Wednesday, March 01, 2006

How funky is your French chicken?







How funky is your chicken?

Very funky, according to the mass hysteria sweeping through Gaul these days. France may not have come home with myriad gold medals at this year’s Olympic Games, but that country has the esteemed international honor of being the first European country to suffer an outbreak of the A(H5N1) strain of avian influenza among its poultry.
According to President Jacques Chirac, “a completely unjustified sort of total panic” is sweeping the country. That’s so … American of them, isn’t it? Honestly, “panic” is not usually a noun associated with French culture. The average Frenchman thrown before a large bus traveling at 60 km/hr carrying fierce guerrilla soldiers with machetti guns blowing nuclear gas into the air would certainly wait to finish his cigarette, sip his espresso and engage in a political debate before moving out of the way. Yet France’s feathers have been ruffled and even the most ostensibly calm of the Gallic clan are worried.

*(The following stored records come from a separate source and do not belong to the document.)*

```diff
@@ -1492,7 +1692,7 @@
     const size_t B = batch, npix = (size_t)w * h, nsp = (size_t)P->sw * P->sh;
 #define PA(ptr, n) HVO_HIP(hipMalloc((void **)&(ptr), (n)))
     P->kn.dense.read("HVO_LSD_DENSE"); P->kn.lat.read("HVO_LSD_LAT"); P->kn.async_w.read("HVO_LSD_ASYNC"); P->kn.async_early.read("HVO_LSD_ASYNC_EARLY");
-    P->kn.async_lds.read("HVO_LSD_ASYNC_LDS"); P->kn.lat_lds.read("HVO_LSD_LAT_LDS"); P->kn.lbd_split.read("HVO_LBD_SPLIT"); P->kn.spin_max.read("HVO_LSD_ASYNC_SPIN_MAX");
+    P->kn.async_lds.read("HVO_LSD_ASYNC_LDS"); P->kn.lat_lds.read("HVO_LSD_LAT_LDS"); P->kn.lbd_split.read("HVO_LBD_SPLIT"); P->kn.lbd_desc.read("HVO_LBD_DESC"); P->kn.spin_max.read("HVO_LSD_ASYNC_SPIN_MAX");
     P->chunk = (int)std::min<size_t>(B, 512);
     { const char *e = getenv("HVO_LSD_CHUNK"); if (e && atoi(e) > 0) P->chunk = (int)std::min<size_t>(B, (size_t)atoi(e)); }
     P->compact = false;
@@ -1521,6 +1721,7 @@
     PA(P->d_kl2, B * P->nfeat * sizeof(hvo_keyline)); PA(P->d_desc2, B * P->nfeat * 32); PA(P->d_fn2, B * P->nfeat * 24); PA(P->d_nkl2, B * 4);
     if (P->kn.lbd_split.set) PA(P->d_b5, CB * npix);
     PA(P->d_dxy, CB * npix * sizeof(short2));
+    if (!P->kn.lbd_desc.off() && std::max(w, h) <= LBD_SHORT_SAFE) PA(P->d_lbdl, CB * P->nfeat * sizeof(LbdLine));
     PA(P->d_xofs, P->sw * 4); PA(P->d_yofs, (P->sh + PRE_CH) * 4); PA(P->d_xa, P->sw * 8); PA(P->d_yb, (P->sh + PRE_CH) * 8);
     PA(P->d_gL, 21 * 4); PA(P->d_gG, 63 * 4); PA(P->d_stats, B * 64);
     if (P->pre_fused) {
@@ -1553,6 +1754,36 @@
     v->d_kl = culled ? P->d_kl2 : P->d_kl; v->d_desc = culled ? P->d_desc2 : P->d_desc; v->d_fn = culled ? P->d_fn2 : P->d_fn;
     v->d_nkl = culled ? P->d_nkl2 : P->d_nkl; v->d_flags = P->d_flags; v->nfeat = P->nfeat;
     return HVO_OK;
+}
+
+static int lbd_sobel_enqueue(hvo_ctx *ctx, LsdPlan *P, hipStream_t st, const uint8_t *gc, int m)
+{
+    OrbPlan &O = ctx->orb;
+    const int w = P->w, h = P->h, gpitch = O.lev[0].pitch;
+    int rc;
+    if (ctx->readings & HVO_READING_BLUR_FLOAT) {
+        if (!P->d_b5) HVO_HIP(hipMalloc((void **)&P->d_b5, (size_t)P->chunk * w * h));
+        if ((rc = readings_gblur_enqueue(st, gc, O.pyr_bytes, gpitch, w, h, P->d_b5, (size_t)w * h, w, m, 5, 1.0, true))) return rc;
+        hipLaunchKernelGGL(k_lbd_sobel, dim3((w + 255) / 256, (h + LBD_BLUR_ROWS - 1) / LBD_BLUR_ROWS, m), dim3(256), 0, st, P->d_b5, P->d_dxy, w, h);
+    } else if (P->d_b5) {
+        hipLaunchKernelGGL(k_lbd_blur5, dim3((w + 255) / 256, (h + LBD_BLUR_ROWS - 1) / LBD_BLUR_ROWS, m), dim3(256), 0, st, gc, O.pyr_bytes, gpitch, P->d_b5, w, h, P->k5[0], P->k5[1], P->k5[2]);
+        hipLaunchKernelGGL(k_lbd_sobel, dim3((w + 255) / 256, (h + LBD_BLUR_ROWS - 1) / LBD_BLUR_ROWS, m), dim3(256), 0, st, P->d_b5, P->d_dxy, w, h);
+    } else {
+        const dim3 grid((((w + 3) / 4) * ((h + LBD_FUSED_ROWS - 1) / LBD_FUSED_ROWS) + 255) / 256, 1, m);
+        if ((w & 3) == 0) hipLaunchKernelGGL(k_lbd_blur_sobel<true>, grid, dim3(256), 0, st, gc, O.pyr_bytes, gpitch, P->d_dxy, w, h, P->k5[0], P->k5[1], P->k5[2]);
+        else hipLaunchKernelGGL(k_lbd_blur_sobel<false>, grid, dim3(256), 0, st, gc, O.pyr_bytes, gpitch, P->d_dxy, w, h, P->k5[0], P->k5[1], P->k5[2]);
+    }
+    return HVO_OK;
+}
+
+static void lbd_desc_enqueue(const LsdPlan *P, hipStream_t st, int m, const hvo_keyline *kl, const int *nkl, int kl_cap, LbdLine *scratch, uint8_t *desc)
+{
+    if (!scratch) {
+        hipLaunchKernelGGL(k_lbd_desc_v1, dim3(kl_cap, m), dim3(64), 0, st, P->d_dxy, P->w, P->h, kl, nkl, kl_cap, P->d_gL, P->d_gG, desc);
+        return;
+    }
+    hipLaunchKernelGGL(k_lbd_line_setup, dim3((unsigned)(((size_t)kl_cap * m + 63) / 64)), dim3(64), 0, st, kl, nkl, kl_cap, m, scratch);
+    hipLaunchKernelGGL(k_lbd_desc, dim3(kl_cap, m), dim3(64), 0, st, reinterpret_cast<const int *>(P->d_dxy), P->w, P->h, (const LbdLine *)scratch, nkl, kl_cap, P->d_gL, P->d_gG, desc);
 }
 
 int lsd_run(hvo_ctx *ctx, int n, bool cull)
@@ -1692,23 +1923,10 @@
         const uint8_t *gc = gray + (size_t)c0 * O.pyr_bytes;
         const size_t ko = (size_t)c0 * P->nfeat;
         id = hvo_prof_begin(ctx, "lbd_sobel", st);
-        if (ctx->readings & HVO_READING_BLUR_FLOAT) {
-            if (!P->d_b5) HVO_HIP(hipMalloc((void **)&P->d_b5, (size_t)P->chunk * w * h));
-            if ((rc = readings_gblur_enqueue(st, gc, O.pyr_bytes, gpitch, w, h, P->d_b5, (size_t)w * h, w, m, 5, 1.0, true))) return rc;
-            hipLaunchKernelGGL(k_lbd_sobel, dim3((w + 255) / 256, (h + LBD_BLUR_ROWS - 1) / LBD_BLUR_ROWS, m), dim3(256), 0, st, P->d_b5, P->d_dxy, w, h);
-        } else
-        if (P->d_b5) {
-            hipLaunchKernelGGL(k_lbd_blur5, dim3((w + 255) / 256, (h + LBD_BLUR_ROWS - 1) / LBD_BLUR_ROWS, m), dim3(256), 0, st, gc, O.pyr_bytes, gpitch, P->d_b5, w, h, P->k5[0], P->k5[1], P->k5[2]);
-            hipLaunchKernelGGL(k_lbd_sobel, dim3((w + 255) / 256, (h + LBD_BLUR_ROWS - 1) / LBD_BLUR_ROWS, m), dim3(256), 0, st, P->d_b5, P->d_dxy, w, h);
-        } else
-{
-            const dim3 grid((((w + 3) / 4) * ((h + LBD_FUSED_ROWS - 1) / LBD_FUSED_ROWS) + 255) / 256, 1, m);
-            if ((w & 3) == 0) hipLaunchKernelGGL(k_lbd_blur_sobel<true>, grid, dim3(256), 0, st, gc, O.pyr_bytes, gpitch, P->d_dxy, w, h, P->k5[0], P->k5[1], P->k5[2]);
-            else hipLaunchKernelGGL(k_lbd_blur_sobel<false>, grid, dim3(256), 0, st, gc, O.pyr_bytes, gpitch, P->d_dxy, w, h, P->k5[0], P->k5[1], P->k5[2]);
-        }
+        if ((rc = lbd_sobel_enqueue(ctx, P, st, gc, m))) return rc;
         hvo_prof_end(ctx, id);
         id = hvo_prof_begin(ctx, "lbd_desc", st);
-        hipLaunchKernelGGL(k_lbd_desc, dim3(P->nfeat, m), dim3(64), 0, st, P->d_dxy, w, h, P->d_kl + ko, P->d_nkl + c0, P->nfeat, P->d_gL, P->d_gG, P->d_desc + ko * 32);
+        lbd_desc_enqueue(P, st, m, P->d_kl + ko, P->d_nkl + c0, P->nfeat, P->d_lbdl, P->d_desc + ko * 32);
         hvo_prof_end(ctx, id);
         if (cull) {
             id = hvo_prof_begin(ctx, "lsd_cull", st);
@@ -1719,7 +1937,7 @@
             const int maxl = (P->nfeat + 63) & ~63;
             if (hvo_ensure_dyn_lds(reinterpret_cast<const void *>(k_cull_lines), cull_lds_bytes(maxl))) return HVO_ERR_HIP;
             hipLaunchKernelGGL(k_cull_lines, dim3(m), dim3(64), cull_lds_bytes(maxl), st, c, maxl);
-            hipLaunchKernelGGL(k_lbd_desc, dim3(P->nfeat, m), dim3(64), 0, st, P->d_dxy, w, h, P->d_kl2 + ko, P->d_nkl2 + c0, P->nfeat, P->d_gL, P->d_gG, P->d_desc2 + ko * 32);
+            lbd_desc_enqueue(P, st, m, P->d_kl2 + ko, P->d_nkl2 + c0, P->nfeat, P->d_lbdl, P->d_desc2 + ko * 32);
             hvo_prof_end(ctx, id);
         }
     }
@@ -1891,6 +2109,41 @@
     return HVO_OK;
 }
 
+extern "C" int hvo_debug_lbd_desc(hvo_ctx *ctx, const uint8_t *gray, int w, int h, int stride, const hvo_keyline *keylines, int n, uint8_t *desc_out)
+{
+    if (!ctx || !gray || !keylines || !desc_out || w <= 0 || h <= 0 || stride < w || n < 1 || n > (1 << 20)) return HVO_ERR_INVALID_ARG;
+    for (int i = 0; i < n; i++) {
+        const hvo_keyline &k = keylines[i];
+        const float reach = 0.5f * (float)k.num_pixels + 32.f, mx = 0.5f * (k.sox + k.eox), my = 0.5f * (k.soy + k.eoy);
+        if (k.num_pixels < 0 || k.num_pixels > 32767 || !(fabsf(mx) + reach < 32000.f) || !(fabsf(my) + reach < 32000.f) || !(fabsf(k.angle) < 1e6f)) {
+            ctx->last_error = "lbd desc: a key line's samples would leave the range of a short"; return HVO_ERR_INVALID_ARG;
+        }
+    }
+    if (hipSetDevice(ctx->device) != hipSuccess) return HVO_ERR_NO_DEVICE;
+    hvo_frame_in in; memset(&in, 0, sizeof(in));
+    in.gray = gray; in.gray_stride = stride;
+    int rc = orb_upload(ctx, 1, &in, w, h);
+    if (rc) return rc;
+    ctx->last_stages = 0;
+    OrbPlan &O = ctx->orb;
+    if ((rc = lsd_ensure_plan(ctx, O.w, O.h, std::max(1, ctx->p.max_batch)))) return rc;
+    LsdPlan *P = plan_of(ctx);
+    hipStream_t st = hvo_stream_lsd(ctx);
+    hvo_keyline *d_kl = nullptr; int *d_n = nullptr; uint8_t *d_desc = nullptr; LbdLine *d_rec = nullptr;
+    bool ok = hipMalloc((void **)&d_kl, (size_t)n * sizeof(hvo_keyline)) == hipSuccess && hipMalloc((void **)&d_n, 4) == hipSuccess &&
+              hipMalloc((void **)&d_desc, (size_t)n * 32) == hipSuccess && (!P->d_lbdl || hipMalloc((void **)&d_rec, (size_t)n * sizeof(LbdLine)) == hipSuccess);
+    ok = ok && hipMemcpy(d_kl, keylines, (size_t)n * sizeof(hvo_keyline), hipMemcpyHostToDevice) == hipSuccess && hipMemcpy(d_n, &n, 4, hipMemcpyHostToDevice) == hipSuccess;
+    if (ok) {
+        rc = lbd_sobel_enqueue(ctx, P, st, O.d_pyr + O.lev[0].img_off, 1);
+        if (!rc) {
+            lbd_desc_enqueue(P, st, 1, d_kl, d_n, n, d_rec, d_desc);
+            ok = hipGetLastError() == hipSuccess && hipStreamSynchronize(st) == hipSuccess && hipMemcpy(desc_out, d_desc, (size_t)n * 32, hipMemcpyDeviceToHost) == hipSuccess;
+        }
+    }
+    (void)hipFree(d_kl); (void)hipFree(d_n); (void)hipFree(d_desc); (void)hipFree(d_rec);
+    return rc ? rc : ok ? HVO_OK : HVO_ERR_HIP;
+}
+
 extern "C" int hvo_lsd_async_report(hvo_ctx *ctx, int *frames_regrown, int *foreign_workers, int *workers_per_frame)
 {
     LsdPlan *P = ctx ? plan_of(ctx) : nullptr;
```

My co-worker has been planning an already-paid-for trip to La Réunion for a long time now, and has decided to go despite the threat of the bird flu in that region. This has inspired incessant whispering around the office “Did you hear Marjorie is headed to –gasp! – La Réunion?” They think it’s crazier than peanut butter. President Jacques Chirac, however, doesn’t seem the least bit alarmed and has been dining on all forms of the national bird nearly every day to prove to the French people that there is no danger in eating poultry. According to our jolly Jacques, there is “absolutely no danger in eating poultry and eggs.” However, direct contact with infected chickens can cause human contagion. Giving further proof of the dangers of that old wives tale warning: “don’t play with your food.”

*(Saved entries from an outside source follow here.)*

template <int STACK, bool STAGED, int TRAV = PTMI_TRAV_STACK, bool LISTED = false, bool SHELL = false>
__global__ __launch_bounds__(kMkBlock, stress_waves(STACK < 20 ? PTMI_MK_MIN_WAVES_16 : STACK <= 20 ? PTMI_MK_MIN_WAVES : 1)) void mk_render_kernel(
    DevScene sc, DevFrame fr, float* __restrict__ accum, int32_t s_begin, int32_t s_count, int32_t chunk,
    float* __restrict__ staging, unsigned long long* __restrict__ counters, MkWork wk) {
  constexpr bool kPersist = STAGED;
  const float4* nodes = sc.nodes;
  {
    const uint64_t nb = (uint64_t)nodes;
    uint32_t lo = __builtin_amdgcn_readfirstlane((uint32_t)nb), hi = __builtin_amdgcn_readfirstlane((uint32_t)(nb >> 32));
    asm volatile("" : "+s"(lo), "+s"(hi));
    nodes = (const float4*)(((uint64_t)hi << 32) | lo);
  }
  __shared__ uint2 lds_stack[STACK * kMkBlock];
  const int tid = threadIdx.x;
  Stack st{lds_stack + tid};

  const int lane = tid & 63;
  const int32_t sq_x = fr.x0 + (int32_t)blockIdx.x * kMkTile;
  const int32_t sq_y = (int32_t)blockIdx.y * kMkTile;
  const size_t npix = (size_t)fr.w * (size_t)fr.n_rows;
  const pt_v3 bg = pt_v3f(fr.bg[0], fr.bg[1], fr.bg[2]);
  uint32_t n_seg = 0, n_med = 0, n_paths = 0;
  uint32_t n_rr = 0, n_cap = 0;
  PathState ps;

  const int32_t s0 = s_begin, ns = s_count;
  const uint32_t total = 64u * (uint32_t)ns;
  uint32_t next = 64u;
  uint32_t item = (uint32_t)lane;
  uint32_t wend = 0u;
  bool drained = false;
  int32_t px = 0, py = -1, lr = 0, s = s0;
// ... 19 lines not shown
                 s_begin + (int32_t)(j - tq * (uint32_t)wk.nb)};
    }
    return Loc{sq_x, sq_y, s0 + (int32_t)(k >> 6)};
  };
  auto bind = [&](uint32_t k) -> bool {
    const int32_t p = (int32_t)(k & 63u);
    const Loc l = locate(k);
    s = l.s;
    const int twl = kPersist ? wk.tw_log2 : 3;
    px = l.x + (p & ((1 << twl) - 1));
    lr = l.row + (p >> twl);
    py = (lr < fr.n_rows && px < fr.x0 + fr.w && s < s_begin + s_count) ? frame_row(fr, lr) : -1;
    if (STAGED) slot = (uint32_t)(s - s_begin) * (uint32_t)npix + (uint32_t)lr * (uint32_t)fr.w + (uint32_t)(px - fr.x0);
    return py >= 0;
  };
  if (kPersist) {
    next = 0u;
    item = 0xffffffffu;
  }
  if (!kPersist && item < total && bind(item)) {
    if (!STAGED) {
      ap = accum + 3 * ((size_t)py * (size_t)fr.width + (size_t)px);
      acc = pt_v3f(ap[0], ap[1], ap[2]);
    }
    start_path(fr, px, py, s, ps);
    live = true;
  }
  __syncthreads();

  typename TravOf<TRAV>::T tr;
  tr.init(st);
  bool trav = false;
  bool need_seg = false;
  auto begin_segment = [&]() {
    const bool em = ps.mode == kModeMediumExit;
    trav_begin<STACK, kMkBlock>(sc, tr, st, ps.dir, ps.o, em ? ps.t_entry + 0.0001f : kTMin, kTMax);
    if (em) ++n_med; else ++n_seg;
    trav = true;
  };
  if (live) begin_segment();

#if PTMI_PROBE == 4
  uint64_t p4[7] = {0, 0, 0, 0, 0, 0, 0};
  uint64_t p4_t = __builtin_amdgcn_s_memtime();
#define PT_P4(k)                                        \
  {                                                     \
    const uint64_t t_ = __builtin_amdgcn_s_memtime();   \
    p4[k] += t_ - p4_t;                                 \
    p4_t = t_;                                          \
  }
#else
#define PT_P4(k)
#endif
#if PTMI_PROBE == 3
  const uint64_t dr_t0 = __builtin_amdgcn_s_memtime();
  uint64_t dr_tdry = 0, dr_prev = 0, dr_lanecyc = 0;
  bool dr_dry = false;
#endif
#if PTMI_PROBE == 2
  uint64_t pr_trav = 0, pr_shade = 0, pr_steps = 0, pr_sph = 0, pr_oth = 0, pr_node = 0, pr_both = 0, pr_busy = 0;
  uint64_t pr_t = __builtin_amdgcn_s_memtime();
#endif
  for (;;) {
#if PTMI_MK_PRIO_TRAV >= 0
#if PTMI_MK_PRIO_DRAIN >= 0
    if (kPersist && drained && next >= wend)
      __builtin_amdgcn_s_setprio(PTMI_MK_PRIO_DRAIN);
    else
#endif
// ... 13 lines not shown
          trav_step<STACK, kMkBlock, PTMI_MK_DEFER>(sc, nodes, tr, st, ps.o, ps.dir);
#if PTMI_PROBE == 2
      ++pr_steps;
      pr_sph += pt_ballot(tr.probe & 1) ? 1 : 0;
      pr_oth += pt_ballot(tr.probe & 2) ? 1 : 0;
      pr_node += pt_ballot(tr.probe & 4) ? 1 : 0;
      pr_both += (pt_ballot(tr.probe & 1) && pt_ballot(tr.probe & 2)) ? 1 : 0;
      pr_busy += nbusy;
#endif
    }
#if PTMI_PROBE == 2
    {
      const uint64_t t = __builtin_amdgcn_s_memtime();
      pr_trav += t - pr_t;
      pr_t = t;
    }
#endif
#if PTMI_MK_PRIO_TRAV >= 0
    __builtin_amdgcn_s_setprio(PTMI_MK_PRIO_SHADE);
#endif
    PT_P4(0)
    const bool shade_now = trav && !tr.busy();
    const bool pn = shade_now && ps.mode != kModeMediumExit && tr.any() && leaf_class(tr.best) == PTMI_CLASS_NOISE;
    float pturb = 0.0f;
    if (pt_ballot(pn) != 0ull) pturb = perlin_turb3_wave(sc, pn, pt_add(ps.o, pt_scale(ps.dir, tr.closest)), lane);
    bool done = false, scattered = false, passthrough = false, to_medium = false;
    bool esc_miss = false;
    pt_v3 hp = pt_v3f(0.0f, 0.0f, 0.0f), sdir = hp, att = hp, n = hp;
    int32_t ruv = kRuvNone, sref = 0;
    float4 m0 = make_float4(0.0f, 0.0f, 0.0f, 0.0f);
    PT_P4(1)
    if (shade_now) {
      trav = false;
      bool exit_mode = ps.mode == kModeMediumExit;
      bool hit = tr.any();
      float t = tr.closest;
      const int32_t ref = tr.best;
      int32_t g = -1;
      Shell sh{};
      bool inl = false;
      if (!exit_mode) {
        if (!hit) {
          ps.color = pt_add(ps.color, pt_mul(ps.thr, bg));
          done = true;
        } else {
          g = mat_index(sc, ref);
          if (leaf_class(ref) == PTMI_CLASS_MEDIUM) {
            ps.t_entry = t;
            ps.ref_entry = ref;
            if constexpr (SHELL) {
              sh = load_shell_box(sc);
              if (ref == sh.ref && leaf_type(ref) == kSphere) {
                sh.sph = load_shell_sphere(sc, sh);
                const pt_v3 oc = pt_sub(ps.o, pt_v3f(sh.sph.x, sh.sph.y, sh.sph.z));
                inl = 4.0f * pt_dot(oc, oc) <= sh.sph.w * sh.sph.w;
              }
            }
            if (inl) {
              ++n_med;
              float te = kTMax;
              hit = shell_hit(sh, ps.o, ps.dir, tr.inv, t + 0.0001f, te);
              t = te;
              exit_mode = true;
            } else {
              ps.mode = kModeMediumExit;
              to_medium = true;
// ... 257 lines not shown
    }
    ap[0] = a0;
    ap[1] = a1;
    ap[2] = a2;
  }
}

The French government has taken precautionary measures and has ordered its birds confined to pens in addition to quarantining the areas where infected poultry have been found to ensure no “fowl play.” I’ve also personally received a great deal of mail from the Paris Mairie telling me that, after I recycle my bottles according to national separating standards – I knew I shouldn’t have thrown my syringes in the can with the white lid! – I am encouraged to enjoy a well-cooked Coq-au-vin and a glass of Bordeaux as I place a Beret over my head and chant the Marseillaise. No, wait, stop! Who am I kidding? That’s crazy talk! Poultry is to be eaten accompanied by white wine.
While the deaths associated with this outbreak of the virus are, bien sur!, no laughing matter, the avian jokes that the scare has inspired are almost too easy. Q: Why did the French chicken cross the road? R: It didn’t. It’s dead.

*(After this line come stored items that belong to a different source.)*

## Add specialized 3x3 pooling path with buffer loads and 2D split-K combine grid

Adds a fast pooling path for 3x3 stride-1 pad-1 and stride-2 pad-0 pools. It uses reciprocal-based 24-bit index math, raw buffer loads with out-of-range masking for padding, packed adds, max3, and software-pipelined tap fetches. The path is used both as a standalone kernel and inside the fused Winograd group. The split-K combine kernel is also reshaped to a 2D grid with 32-bit offsets, guarded by a new size check. Both changes aim to cut integer division cost and 64-bit addressing overhead in memory-bound stages, at the cost of more code and tight range preconditions.

```diff
diff --git a/video-query-algorithms_amd/build.py b/video-query-algorithms_amd/build.py
--- a/video-query-algorithms_amd/build.py
+++ b/video-query-algorithms_amd/build.py
@@ -7,7 +7,7 @@
 SOURCES = ["csrc/vq_sim.hip", "csrc/vq_tsn.hip", "csrc/vq_wino.hip", "csrc/vq_boot.hip", "csrc/vq_frames.hip", "csrc/vq_comm.hip", "csrc/vq_flow.hip",
            "csrc/vq_jpeg.hip", "csrc/vq_csv.hip", "csrc/vq_rounds.hip", "csrc/vq_round_targets.hip", "csrc/vq_round_topk.hip"]
 HOST_SOURCES = ["csrc/host/vq_csv.cc", "csrc/host/vq_jpeg_host.cc", "csrc/host/vq_corners.cc", "csrc/host/vq_block_pool.cc", "csrc/host/vq_tsn_plan.cc", "csrc/host/vq_flow_host.cc", "csrc/host/vq_csv_read.cc"]
-HEADERS = ["csrc/vq_common.h", "csrc/vq_tsn_kernels.h", "csrc/host/vq_host.h", "csrc/host/vq_jpeg_host.h", "csrc/host/vq_corners.h", "csrc/host/vq_block_pool.h", "csrc/host/vq_tsn_plan.h", "csrc/host/vq_flow_host.h", "../include/vq_amd.h", "../include/vq_amd_rows.h", "../include/vq_amd_csv.h", "../include/vq_amd_rounds.h", "../include/vq_amd_round_views.h", "../include/vq_amd_round_fit.h", "../include/vq_amd_round_targets.h", "../include/vq_amd_round_topk.h", "../include/vq_amd_round_grid.h", "../include/vq_amd_round_update.h", "../include/vq_amd_round_shard.h",
+HEADERS = ["csrc/vq_common.h", "csrc/vq_tsn_kernels.h", "csrc/vq_div9.h","csrc/host/vq_host.h", "csrc/host/vq_jpeg_host.h", "csrc/host/vq_corners.h", "csrc/host/vq_block_pool.h", "csrc/host/vq_tsn_plan.h", "csrc/host/vq_flow_host.h", "../include/vq_amd.h", "../include/vq_amd_rows.h", "../include/vq_amd_csv.h", "../include/vq_amd_rounds.h", "../include/vq_amd_round_views.h", "../include/vq_amd_round_fit.h", "../include/vq_amd_round_targets.h", "../include/vq_amd_round_topk.h", "../include/vq_amd_round_grid.h", "../include/vq_amd_round_update.h", "../include/vq_amd_round_shard.h",
            "csrc/vq_db.h", "csrc/vq_tile_index.h", "csrc/vq_gauss_jordan.h", "csrc/vq_select.h", "csrc/vq_score.h", "csrc/vq_decimal.h", "csrc/vq_pow5_table.h", "csrc/host/vq_csv_read.h"]
 OUT = os.path.join(HERE, "libvqamd.so")
 FLAGS = ["-O3", "-std=c++17", "--offload-arch=gfx950", "-fPIC", "-ffp-contract=off", "-mllvm", "-amdgpu-mfma-vgpr-form=1", "-Wall", "-Wno-unused-result",
diff --git a/video-query-algorithms_amd/csrc/vq_div9.h b/video-query-algorithms_amd/csrc/vq_div9.h
--- /dev/null
+++ b/video-query-algorithms_amd/csrc/vq_div9.h
@@ -0,0 +1,19 @@
+#pragma once
+
+#if defined(__HIPCC__)
+#define VQ_DIV9_FN __host__ __device__ __forceinline__
+#else
+#define VQ_DIV9_FN static inline
+#endif
+
+namespace vq {
+
+VQ_DIV9_FN float div9(float a) {
+    const float z = 1.0f / 9.0f;
+    const float q = a * z;
+    const float r = __builtin_fmaf(-9.0f, q, a);
+    const float c = __builtin_fmaf(r, z, q);
+    return (q == 0.0f || __builtin_isinf(q)) ? q : c;
+}
+
+}
diff --git a/video-query-algorithms_amd/csrc/vq_tsn.hip b/video-query-algorithms_amd/csrc/vq_tsn.hip
--- a/video-query-algorithms_amd/csrc/vq_tsn.hip
+++ b/video-query-algorithms_amd/csrc/vq_tsn.hip
@@ -760,6 +760,7 @@
     const int64_t i = (int64_t)blockIdx.x * blockDim.x + threadIdx.x;
     if (i < a.total) pool_one<IS_MAX>(a, i);
 }
+__global__ __launch_bounds__(256) void pool_fast_kernel(PoolArgs a) { pool_unit_any(a, blockIdx.x); }
 
 __global__ void gavgpool_kernel(const float* __restrict__ in, float* __restrict__ out, int n, int HW, int Cs_in, int coff_in,
                                 int C, int Cs_out, int coff_out) {
@@ -816,14 +817,16 @@
     if (lane < FC_ROWS * FC_COLS && m < M && n < N) y[(size_t)m * y_stride + n] = mine + bias[n];
 }
 
-__global__ void splitk_combine_kernel(const float* __restrict__ part, int ksplit, size_t slice_stride, int M, int Cout,
-                                      const float* __restrict__ bias, int relu, float* __restrict__ out, int Cs_out) {
-    const int64_t i = (int64_t)blockIdx.x * blockDim.x + threadIdx.x;
-    const int c4 = Cout / 4;
-    if (i >= (int64_t)M * c4) return;
-    const int m = (int)(i / c4), n = (int)(i - (int64_t)m * c4) * 4;
-    floatx4 v = *reinterpret_cast<const floatx4*>(part + (size_t)m * Cout + n);
-    for (int q = 1; q < ksplit; ++q) v += *reinterpret_cast<const floatx4*>(part + q * slice_stride + (size_t)m * Cout + n);
+__global__ __launch_bounds__(256) void splitk_combine_kernel(const float* __restrict__ part, int ksplit, size_t slice_stride, int M, int Cout,
+                                                             const float* __restrict__ bias, int relu, float* __restrict__ out, int Cs_out) {
+    const unsigned m = blockIdx.x * 4u + (threadIdx.x >> 6), n = (blockIdx.y * 64u + (threadIdx.x & 63u)) * 4u;
+    if (m >= (unsigned)M || n >= (unsigned)Cout) return;
+    const unsigned at = m * (unsigned)Cout + n;
+    floatx4 v = *reinterpret_cast<const floatx4*>(part + at);
+    for (int q = 1; q < ksplit; ++q) {
+        part += slice_stride;
+        v += *reinterpret_cast<const floatx4*>(part + at);
+    }
     v += *reinterpret_cast<const floatx4*>(bias + n);
     if (relu) {
         v[0] = fmaxf(v[0], 0.f);
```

Knock Knock. Who’s there? French chicken. French chicken who? Exactly.
And just the other day, I witnessed young French schoolchildren playing an innocent game of: “Duck, Duck, Duck, Duck… Oh merde!” Good thing Mary had a little lamb is all I have to say.
And, sorry Disney, the sky isn’t falling anymore, Chicken Little; you are.
So cock-a-doodle don’t be playing with any nearby chicks for the time being until we’re sure that the avian influenza threat has passed. Until then, abide by old French proverb, “When life gives you dead ducks, make foie gras.”